**TASK GOAL**: The listing below is the input. Say how many of its lines contain "nslab", giving the number alone.

**RECORDS TO USE**:
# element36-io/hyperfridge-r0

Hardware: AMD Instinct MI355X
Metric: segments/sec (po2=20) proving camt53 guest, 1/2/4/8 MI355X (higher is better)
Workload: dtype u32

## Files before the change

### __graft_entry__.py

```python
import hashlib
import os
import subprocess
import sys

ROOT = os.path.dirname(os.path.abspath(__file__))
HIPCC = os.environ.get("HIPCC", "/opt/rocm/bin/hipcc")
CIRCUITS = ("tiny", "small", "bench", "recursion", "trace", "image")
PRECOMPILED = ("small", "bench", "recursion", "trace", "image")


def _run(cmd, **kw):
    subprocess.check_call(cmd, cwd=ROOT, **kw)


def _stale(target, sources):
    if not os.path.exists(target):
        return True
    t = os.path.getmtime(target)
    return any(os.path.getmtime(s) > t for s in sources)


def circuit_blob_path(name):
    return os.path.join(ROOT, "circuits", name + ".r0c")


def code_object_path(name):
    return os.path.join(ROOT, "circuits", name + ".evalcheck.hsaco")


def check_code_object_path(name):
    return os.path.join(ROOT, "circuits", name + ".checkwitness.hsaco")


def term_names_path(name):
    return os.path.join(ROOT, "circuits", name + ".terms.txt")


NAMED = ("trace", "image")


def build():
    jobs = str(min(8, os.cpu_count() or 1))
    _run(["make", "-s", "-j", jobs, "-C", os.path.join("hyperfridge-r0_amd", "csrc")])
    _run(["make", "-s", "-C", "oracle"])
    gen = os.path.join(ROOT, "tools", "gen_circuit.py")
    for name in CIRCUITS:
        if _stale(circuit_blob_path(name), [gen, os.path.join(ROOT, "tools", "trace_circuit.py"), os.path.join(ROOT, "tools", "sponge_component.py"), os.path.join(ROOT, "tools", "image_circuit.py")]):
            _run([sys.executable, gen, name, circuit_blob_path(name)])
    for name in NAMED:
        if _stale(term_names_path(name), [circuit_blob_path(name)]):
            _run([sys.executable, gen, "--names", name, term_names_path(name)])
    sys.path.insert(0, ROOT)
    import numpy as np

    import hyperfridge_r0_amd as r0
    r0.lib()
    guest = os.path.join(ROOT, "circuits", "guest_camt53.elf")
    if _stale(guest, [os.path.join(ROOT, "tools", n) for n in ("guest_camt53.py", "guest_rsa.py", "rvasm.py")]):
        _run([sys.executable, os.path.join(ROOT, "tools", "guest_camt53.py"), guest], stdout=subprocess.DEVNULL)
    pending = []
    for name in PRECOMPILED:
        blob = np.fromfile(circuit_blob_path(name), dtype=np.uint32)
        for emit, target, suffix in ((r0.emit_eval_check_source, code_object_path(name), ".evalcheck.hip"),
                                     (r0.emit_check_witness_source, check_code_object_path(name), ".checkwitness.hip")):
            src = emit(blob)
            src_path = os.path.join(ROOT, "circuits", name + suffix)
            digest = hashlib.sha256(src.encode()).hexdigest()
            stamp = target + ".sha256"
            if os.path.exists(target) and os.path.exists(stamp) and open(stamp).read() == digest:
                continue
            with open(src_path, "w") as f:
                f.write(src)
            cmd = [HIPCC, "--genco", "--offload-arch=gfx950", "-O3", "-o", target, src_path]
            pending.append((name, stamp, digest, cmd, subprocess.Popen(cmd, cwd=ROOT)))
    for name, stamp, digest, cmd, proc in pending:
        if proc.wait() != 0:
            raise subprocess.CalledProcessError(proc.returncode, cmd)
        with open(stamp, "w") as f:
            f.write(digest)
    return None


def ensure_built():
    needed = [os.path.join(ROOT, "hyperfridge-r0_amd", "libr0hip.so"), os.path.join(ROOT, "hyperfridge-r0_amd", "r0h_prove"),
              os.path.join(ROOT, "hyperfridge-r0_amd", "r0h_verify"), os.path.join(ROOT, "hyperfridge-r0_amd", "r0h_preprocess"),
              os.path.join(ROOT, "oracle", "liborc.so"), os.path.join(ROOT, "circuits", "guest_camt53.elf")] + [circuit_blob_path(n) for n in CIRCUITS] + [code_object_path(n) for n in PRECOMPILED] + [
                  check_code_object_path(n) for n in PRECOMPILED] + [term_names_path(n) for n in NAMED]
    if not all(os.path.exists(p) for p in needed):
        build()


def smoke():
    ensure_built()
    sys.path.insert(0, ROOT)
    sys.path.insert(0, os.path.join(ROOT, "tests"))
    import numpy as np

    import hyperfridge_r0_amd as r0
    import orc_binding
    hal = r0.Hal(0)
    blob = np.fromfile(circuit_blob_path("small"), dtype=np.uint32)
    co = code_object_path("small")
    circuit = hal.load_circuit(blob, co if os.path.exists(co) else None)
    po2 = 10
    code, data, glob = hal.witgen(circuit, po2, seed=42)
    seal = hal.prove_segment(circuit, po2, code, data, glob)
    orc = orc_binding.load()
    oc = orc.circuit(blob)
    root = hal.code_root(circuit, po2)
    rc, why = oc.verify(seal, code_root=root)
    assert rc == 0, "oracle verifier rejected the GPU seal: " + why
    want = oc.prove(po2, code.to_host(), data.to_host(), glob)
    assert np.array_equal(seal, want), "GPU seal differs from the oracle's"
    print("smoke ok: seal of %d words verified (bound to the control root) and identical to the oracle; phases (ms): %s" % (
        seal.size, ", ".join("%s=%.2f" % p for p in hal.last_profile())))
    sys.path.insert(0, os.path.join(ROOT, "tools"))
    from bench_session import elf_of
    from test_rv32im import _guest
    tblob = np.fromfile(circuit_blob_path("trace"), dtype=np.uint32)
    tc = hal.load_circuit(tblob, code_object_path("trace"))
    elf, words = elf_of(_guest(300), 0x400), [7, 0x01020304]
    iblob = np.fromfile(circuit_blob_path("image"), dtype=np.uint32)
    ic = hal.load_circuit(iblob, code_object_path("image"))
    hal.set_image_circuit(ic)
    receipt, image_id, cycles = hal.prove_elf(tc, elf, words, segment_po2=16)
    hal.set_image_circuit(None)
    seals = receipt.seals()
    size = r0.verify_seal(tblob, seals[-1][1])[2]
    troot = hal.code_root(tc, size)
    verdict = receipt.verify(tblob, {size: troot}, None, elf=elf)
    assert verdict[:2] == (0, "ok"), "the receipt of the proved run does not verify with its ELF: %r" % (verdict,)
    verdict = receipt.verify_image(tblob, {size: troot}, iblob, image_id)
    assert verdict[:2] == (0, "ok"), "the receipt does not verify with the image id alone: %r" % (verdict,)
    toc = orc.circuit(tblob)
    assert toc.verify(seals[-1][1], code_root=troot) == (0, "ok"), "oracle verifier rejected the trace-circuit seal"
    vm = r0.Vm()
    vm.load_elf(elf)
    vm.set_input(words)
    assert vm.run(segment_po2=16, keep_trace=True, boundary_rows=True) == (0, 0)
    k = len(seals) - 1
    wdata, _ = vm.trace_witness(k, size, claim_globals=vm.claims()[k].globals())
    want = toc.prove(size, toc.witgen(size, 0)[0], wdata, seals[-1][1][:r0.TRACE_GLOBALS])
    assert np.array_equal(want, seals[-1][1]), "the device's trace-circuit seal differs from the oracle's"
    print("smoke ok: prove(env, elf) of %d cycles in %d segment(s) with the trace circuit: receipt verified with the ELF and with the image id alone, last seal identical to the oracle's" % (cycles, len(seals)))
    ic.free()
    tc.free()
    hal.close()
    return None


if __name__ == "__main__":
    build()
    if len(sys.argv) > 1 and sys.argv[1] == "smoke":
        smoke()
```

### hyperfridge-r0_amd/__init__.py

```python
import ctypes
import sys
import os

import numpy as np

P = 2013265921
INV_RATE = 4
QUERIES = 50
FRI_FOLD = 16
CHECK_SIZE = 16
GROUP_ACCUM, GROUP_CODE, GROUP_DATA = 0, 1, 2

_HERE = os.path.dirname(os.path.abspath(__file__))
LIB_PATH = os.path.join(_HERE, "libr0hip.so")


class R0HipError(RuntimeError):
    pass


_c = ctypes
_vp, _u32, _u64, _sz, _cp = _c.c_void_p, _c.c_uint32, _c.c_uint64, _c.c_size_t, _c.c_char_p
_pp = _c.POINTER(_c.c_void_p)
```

--

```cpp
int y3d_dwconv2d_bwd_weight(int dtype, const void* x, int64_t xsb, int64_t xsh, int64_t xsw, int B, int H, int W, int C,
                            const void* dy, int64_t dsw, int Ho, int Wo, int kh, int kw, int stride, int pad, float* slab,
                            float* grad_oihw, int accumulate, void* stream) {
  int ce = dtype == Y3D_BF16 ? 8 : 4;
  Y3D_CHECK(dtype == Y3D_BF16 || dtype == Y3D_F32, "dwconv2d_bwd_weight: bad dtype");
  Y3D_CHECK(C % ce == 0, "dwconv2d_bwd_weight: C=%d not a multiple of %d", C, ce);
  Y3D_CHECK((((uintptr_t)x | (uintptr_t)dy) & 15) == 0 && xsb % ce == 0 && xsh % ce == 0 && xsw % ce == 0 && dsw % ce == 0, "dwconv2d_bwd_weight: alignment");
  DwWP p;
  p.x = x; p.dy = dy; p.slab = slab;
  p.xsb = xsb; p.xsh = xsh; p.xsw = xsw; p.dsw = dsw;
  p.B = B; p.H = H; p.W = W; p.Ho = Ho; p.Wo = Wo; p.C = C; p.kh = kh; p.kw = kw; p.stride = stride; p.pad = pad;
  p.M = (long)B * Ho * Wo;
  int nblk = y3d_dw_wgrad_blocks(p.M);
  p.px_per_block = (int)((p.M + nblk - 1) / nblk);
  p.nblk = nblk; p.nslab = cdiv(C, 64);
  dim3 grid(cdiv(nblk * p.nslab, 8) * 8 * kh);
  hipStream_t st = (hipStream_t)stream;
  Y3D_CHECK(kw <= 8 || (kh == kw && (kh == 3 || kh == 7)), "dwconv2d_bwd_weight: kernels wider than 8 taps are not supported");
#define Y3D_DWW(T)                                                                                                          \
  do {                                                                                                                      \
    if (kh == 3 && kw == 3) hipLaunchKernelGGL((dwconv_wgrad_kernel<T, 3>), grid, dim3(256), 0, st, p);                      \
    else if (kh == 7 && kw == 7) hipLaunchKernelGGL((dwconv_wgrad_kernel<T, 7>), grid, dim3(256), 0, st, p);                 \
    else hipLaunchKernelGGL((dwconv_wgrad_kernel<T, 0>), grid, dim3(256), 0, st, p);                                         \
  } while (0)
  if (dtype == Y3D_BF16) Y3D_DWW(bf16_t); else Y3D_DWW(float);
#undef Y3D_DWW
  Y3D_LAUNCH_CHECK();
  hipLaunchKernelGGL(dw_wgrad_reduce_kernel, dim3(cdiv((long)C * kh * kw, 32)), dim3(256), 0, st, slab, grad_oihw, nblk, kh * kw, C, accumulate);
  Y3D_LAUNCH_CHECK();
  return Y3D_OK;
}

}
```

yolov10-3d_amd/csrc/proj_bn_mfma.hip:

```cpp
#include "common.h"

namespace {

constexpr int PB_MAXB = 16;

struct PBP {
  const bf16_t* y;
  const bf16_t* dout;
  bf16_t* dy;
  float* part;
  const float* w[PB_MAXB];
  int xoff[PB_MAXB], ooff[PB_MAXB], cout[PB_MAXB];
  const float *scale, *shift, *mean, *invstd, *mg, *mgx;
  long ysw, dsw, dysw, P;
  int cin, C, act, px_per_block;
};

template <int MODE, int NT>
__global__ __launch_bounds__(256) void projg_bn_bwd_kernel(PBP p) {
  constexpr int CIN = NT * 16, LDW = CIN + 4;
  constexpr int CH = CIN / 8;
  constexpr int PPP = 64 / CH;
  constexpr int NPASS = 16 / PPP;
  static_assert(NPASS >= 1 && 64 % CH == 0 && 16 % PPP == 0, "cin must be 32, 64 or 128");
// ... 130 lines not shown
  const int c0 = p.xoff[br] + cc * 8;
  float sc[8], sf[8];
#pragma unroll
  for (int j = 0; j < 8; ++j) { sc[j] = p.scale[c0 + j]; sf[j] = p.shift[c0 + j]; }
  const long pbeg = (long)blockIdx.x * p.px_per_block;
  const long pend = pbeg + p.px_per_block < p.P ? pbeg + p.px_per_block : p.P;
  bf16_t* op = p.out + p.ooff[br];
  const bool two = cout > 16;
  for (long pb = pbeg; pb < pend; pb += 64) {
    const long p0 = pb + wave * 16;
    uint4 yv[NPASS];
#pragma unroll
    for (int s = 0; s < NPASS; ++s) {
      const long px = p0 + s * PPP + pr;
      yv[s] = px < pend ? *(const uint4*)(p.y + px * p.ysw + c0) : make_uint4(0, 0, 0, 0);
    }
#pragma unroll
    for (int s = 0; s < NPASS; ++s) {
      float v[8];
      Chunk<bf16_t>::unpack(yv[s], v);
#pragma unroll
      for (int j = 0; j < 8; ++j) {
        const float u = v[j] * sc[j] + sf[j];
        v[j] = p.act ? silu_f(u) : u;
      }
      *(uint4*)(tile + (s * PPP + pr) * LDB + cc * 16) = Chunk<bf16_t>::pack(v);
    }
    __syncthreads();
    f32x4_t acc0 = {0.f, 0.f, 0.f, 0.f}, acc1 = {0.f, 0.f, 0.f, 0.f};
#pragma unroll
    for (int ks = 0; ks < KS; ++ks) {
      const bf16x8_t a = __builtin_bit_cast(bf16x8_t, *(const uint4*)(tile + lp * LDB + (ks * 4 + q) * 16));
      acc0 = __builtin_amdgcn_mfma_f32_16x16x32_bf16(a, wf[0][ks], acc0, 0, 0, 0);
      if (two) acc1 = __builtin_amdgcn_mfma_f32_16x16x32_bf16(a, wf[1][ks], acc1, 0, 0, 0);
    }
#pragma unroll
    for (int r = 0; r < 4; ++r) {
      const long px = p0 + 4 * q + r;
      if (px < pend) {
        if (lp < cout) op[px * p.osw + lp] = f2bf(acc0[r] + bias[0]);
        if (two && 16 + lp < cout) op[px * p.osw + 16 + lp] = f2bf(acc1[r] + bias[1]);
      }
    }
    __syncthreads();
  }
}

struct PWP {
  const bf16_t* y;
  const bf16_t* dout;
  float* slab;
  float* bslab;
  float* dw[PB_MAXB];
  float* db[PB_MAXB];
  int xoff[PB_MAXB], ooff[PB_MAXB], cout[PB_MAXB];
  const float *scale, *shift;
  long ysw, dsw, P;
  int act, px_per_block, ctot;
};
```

==

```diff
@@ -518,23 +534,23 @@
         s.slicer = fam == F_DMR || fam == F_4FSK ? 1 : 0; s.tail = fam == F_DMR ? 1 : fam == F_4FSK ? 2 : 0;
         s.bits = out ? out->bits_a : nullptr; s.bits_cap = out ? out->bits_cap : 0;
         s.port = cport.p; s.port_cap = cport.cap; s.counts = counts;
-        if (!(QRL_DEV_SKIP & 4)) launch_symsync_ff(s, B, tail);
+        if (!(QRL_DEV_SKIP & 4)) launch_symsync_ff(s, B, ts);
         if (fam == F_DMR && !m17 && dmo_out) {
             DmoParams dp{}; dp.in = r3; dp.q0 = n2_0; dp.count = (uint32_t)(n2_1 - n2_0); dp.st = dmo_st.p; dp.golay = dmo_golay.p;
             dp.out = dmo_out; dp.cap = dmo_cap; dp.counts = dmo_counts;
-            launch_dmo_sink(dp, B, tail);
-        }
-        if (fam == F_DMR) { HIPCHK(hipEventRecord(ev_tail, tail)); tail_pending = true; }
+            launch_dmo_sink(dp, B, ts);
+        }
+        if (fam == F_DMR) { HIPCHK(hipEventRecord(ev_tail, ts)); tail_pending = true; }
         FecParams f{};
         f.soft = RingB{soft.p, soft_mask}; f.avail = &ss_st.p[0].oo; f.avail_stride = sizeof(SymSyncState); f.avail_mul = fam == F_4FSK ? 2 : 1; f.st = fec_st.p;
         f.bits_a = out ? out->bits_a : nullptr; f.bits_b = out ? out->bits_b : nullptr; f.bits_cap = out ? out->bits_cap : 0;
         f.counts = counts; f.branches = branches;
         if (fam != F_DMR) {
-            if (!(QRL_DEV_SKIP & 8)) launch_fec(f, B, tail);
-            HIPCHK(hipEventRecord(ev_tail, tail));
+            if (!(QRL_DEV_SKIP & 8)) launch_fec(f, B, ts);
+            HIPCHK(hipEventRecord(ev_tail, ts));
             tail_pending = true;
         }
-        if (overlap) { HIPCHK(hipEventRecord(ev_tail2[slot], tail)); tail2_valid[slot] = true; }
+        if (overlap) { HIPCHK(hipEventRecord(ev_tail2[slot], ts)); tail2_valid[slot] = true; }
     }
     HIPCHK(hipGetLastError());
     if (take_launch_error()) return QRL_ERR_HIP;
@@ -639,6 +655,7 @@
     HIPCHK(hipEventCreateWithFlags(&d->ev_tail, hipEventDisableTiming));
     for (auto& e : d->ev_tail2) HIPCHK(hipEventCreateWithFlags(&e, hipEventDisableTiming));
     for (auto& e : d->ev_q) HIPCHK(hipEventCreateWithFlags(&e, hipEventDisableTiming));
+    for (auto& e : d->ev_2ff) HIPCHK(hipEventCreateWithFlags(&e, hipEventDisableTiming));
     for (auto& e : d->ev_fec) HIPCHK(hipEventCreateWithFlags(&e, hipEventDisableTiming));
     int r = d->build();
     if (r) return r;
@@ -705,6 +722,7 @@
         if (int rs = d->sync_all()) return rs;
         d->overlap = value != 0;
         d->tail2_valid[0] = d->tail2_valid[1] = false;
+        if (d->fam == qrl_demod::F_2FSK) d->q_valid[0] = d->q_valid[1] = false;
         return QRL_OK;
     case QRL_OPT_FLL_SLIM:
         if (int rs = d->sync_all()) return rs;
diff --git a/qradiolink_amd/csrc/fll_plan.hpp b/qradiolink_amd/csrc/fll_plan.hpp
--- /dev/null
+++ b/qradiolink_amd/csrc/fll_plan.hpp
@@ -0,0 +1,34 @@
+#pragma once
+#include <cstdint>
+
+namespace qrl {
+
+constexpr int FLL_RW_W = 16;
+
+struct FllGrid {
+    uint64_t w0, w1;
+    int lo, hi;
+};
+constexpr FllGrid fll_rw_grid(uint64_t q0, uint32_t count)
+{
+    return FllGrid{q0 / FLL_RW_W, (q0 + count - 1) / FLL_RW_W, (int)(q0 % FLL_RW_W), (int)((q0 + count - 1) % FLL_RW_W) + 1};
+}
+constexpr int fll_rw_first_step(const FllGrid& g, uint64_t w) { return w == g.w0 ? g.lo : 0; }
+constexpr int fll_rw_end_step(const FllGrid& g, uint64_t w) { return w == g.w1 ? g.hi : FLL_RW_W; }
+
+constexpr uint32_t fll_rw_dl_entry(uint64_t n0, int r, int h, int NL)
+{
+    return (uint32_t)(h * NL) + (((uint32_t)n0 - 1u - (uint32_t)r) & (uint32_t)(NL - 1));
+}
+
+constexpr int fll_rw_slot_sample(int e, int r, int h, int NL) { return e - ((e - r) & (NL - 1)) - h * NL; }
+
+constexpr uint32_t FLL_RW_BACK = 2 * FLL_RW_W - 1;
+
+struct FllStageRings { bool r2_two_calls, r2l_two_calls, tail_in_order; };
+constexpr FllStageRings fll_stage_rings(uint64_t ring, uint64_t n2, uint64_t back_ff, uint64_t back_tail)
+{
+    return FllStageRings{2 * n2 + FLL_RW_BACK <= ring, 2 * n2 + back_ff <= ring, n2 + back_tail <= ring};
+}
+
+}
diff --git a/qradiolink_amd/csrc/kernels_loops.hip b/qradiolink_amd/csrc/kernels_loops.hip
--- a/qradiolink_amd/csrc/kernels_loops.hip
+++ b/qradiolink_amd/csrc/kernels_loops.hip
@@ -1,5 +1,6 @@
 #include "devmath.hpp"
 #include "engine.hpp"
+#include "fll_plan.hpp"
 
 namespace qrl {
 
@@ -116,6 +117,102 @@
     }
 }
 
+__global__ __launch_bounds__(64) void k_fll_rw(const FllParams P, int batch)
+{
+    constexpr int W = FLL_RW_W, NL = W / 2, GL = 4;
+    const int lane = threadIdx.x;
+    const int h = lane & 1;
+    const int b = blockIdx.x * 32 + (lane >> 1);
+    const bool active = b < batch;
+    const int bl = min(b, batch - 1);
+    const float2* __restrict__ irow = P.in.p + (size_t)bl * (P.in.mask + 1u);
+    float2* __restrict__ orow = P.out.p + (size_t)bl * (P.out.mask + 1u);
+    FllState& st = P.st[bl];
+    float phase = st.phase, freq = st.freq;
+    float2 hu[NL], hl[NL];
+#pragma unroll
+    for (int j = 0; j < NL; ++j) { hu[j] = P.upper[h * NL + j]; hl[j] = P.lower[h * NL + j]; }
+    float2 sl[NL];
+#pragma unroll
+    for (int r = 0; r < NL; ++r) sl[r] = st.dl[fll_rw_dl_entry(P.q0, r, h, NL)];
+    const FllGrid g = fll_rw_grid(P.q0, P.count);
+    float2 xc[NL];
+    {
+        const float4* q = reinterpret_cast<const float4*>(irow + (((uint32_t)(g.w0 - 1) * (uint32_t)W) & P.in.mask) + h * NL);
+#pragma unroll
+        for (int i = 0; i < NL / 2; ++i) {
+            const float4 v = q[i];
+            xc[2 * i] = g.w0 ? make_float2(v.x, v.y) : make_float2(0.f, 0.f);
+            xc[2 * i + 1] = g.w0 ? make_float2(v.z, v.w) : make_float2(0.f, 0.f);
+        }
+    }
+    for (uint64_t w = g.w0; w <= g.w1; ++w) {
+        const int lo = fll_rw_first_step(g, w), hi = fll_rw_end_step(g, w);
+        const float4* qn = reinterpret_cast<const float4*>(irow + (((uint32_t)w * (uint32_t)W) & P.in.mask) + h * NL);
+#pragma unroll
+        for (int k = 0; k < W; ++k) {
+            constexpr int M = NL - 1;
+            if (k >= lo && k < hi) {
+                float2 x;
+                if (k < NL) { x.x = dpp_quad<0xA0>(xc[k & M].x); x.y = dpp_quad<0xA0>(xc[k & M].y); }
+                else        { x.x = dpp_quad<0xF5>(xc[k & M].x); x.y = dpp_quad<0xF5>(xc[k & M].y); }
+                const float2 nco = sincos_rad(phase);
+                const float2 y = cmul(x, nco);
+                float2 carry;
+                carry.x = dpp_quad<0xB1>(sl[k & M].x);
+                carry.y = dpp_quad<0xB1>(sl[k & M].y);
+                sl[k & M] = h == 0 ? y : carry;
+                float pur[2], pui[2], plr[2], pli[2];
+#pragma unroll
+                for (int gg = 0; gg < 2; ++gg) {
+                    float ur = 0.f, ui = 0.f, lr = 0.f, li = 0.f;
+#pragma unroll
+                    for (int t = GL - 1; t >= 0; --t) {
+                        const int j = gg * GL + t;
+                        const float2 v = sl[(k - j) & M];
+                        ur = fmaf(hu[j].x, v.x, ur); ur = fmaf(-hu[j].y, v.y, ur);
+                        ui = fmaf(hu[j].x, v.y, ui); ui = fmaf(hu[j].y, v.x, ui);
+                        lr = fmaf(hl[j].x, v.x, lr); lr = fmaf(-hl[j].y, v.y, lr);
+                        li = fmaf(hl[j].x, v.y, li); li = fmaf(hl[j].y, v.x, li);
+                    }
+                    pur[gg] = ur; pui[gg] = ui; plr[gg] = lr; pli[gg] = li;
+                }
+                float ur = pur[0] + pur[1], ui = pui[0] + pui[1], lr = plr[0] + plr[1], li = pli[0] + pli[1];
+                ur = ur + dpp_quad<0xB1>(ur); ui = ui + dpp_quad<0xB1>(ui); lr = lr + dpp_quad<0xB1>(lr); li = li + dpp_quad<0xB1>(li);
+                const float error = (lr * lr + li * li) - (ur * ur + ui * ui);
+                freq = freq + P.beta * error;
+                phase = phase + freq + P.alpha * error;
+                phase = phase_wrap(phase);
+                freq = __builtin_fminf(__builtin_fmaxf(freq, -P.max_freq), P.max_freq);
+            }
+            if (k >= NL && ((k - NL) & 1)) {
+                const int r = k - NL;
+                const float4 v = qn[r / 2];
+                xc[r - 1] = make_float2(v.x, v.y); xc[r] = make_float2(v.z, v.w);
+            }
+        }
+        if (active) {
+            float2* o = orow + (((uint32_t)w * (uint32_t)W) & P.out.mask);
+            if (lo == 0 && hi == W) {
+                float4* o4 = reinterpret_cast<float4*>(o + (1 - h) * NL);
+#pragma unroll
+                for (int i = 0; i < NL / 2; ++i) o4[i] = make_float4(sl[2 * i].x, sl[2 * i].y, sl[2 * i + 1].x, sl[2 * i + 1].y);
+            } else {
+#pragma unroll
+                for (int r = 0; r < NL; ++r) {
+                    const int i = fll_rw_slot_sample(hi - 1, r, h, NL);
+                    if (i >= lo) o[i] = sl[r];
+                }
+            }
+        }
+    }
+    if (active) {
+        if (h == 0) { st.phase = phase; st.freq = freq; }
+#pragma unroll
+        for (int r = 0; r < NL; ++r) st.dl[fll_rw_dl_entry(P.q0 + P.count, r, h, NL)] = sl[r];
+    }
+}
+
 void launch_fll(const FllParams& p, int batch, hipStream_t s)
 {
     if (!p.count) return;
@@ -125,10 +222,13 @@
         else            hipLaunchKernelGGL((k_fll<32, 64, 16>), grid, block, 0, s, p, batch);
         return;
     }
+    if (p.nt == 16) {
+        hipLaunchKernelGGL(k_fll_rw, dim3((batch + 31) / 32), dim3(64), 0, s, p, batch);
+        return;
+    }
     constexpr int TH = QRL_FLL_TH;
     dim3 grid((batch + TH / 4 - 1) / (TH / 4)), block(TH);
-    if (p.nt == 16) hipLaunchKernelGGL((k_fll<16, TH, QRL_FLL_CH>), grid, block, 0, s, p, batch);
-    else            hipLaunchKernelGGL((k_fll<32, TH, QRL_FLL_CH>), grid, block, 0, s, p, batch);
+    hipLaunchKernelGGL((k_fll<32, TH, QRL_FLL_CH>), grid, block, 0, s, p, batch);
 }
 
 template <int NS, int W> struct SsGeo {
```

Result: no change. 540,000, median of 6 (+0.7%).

**OUTPUT OF THE EXERCISE**: 2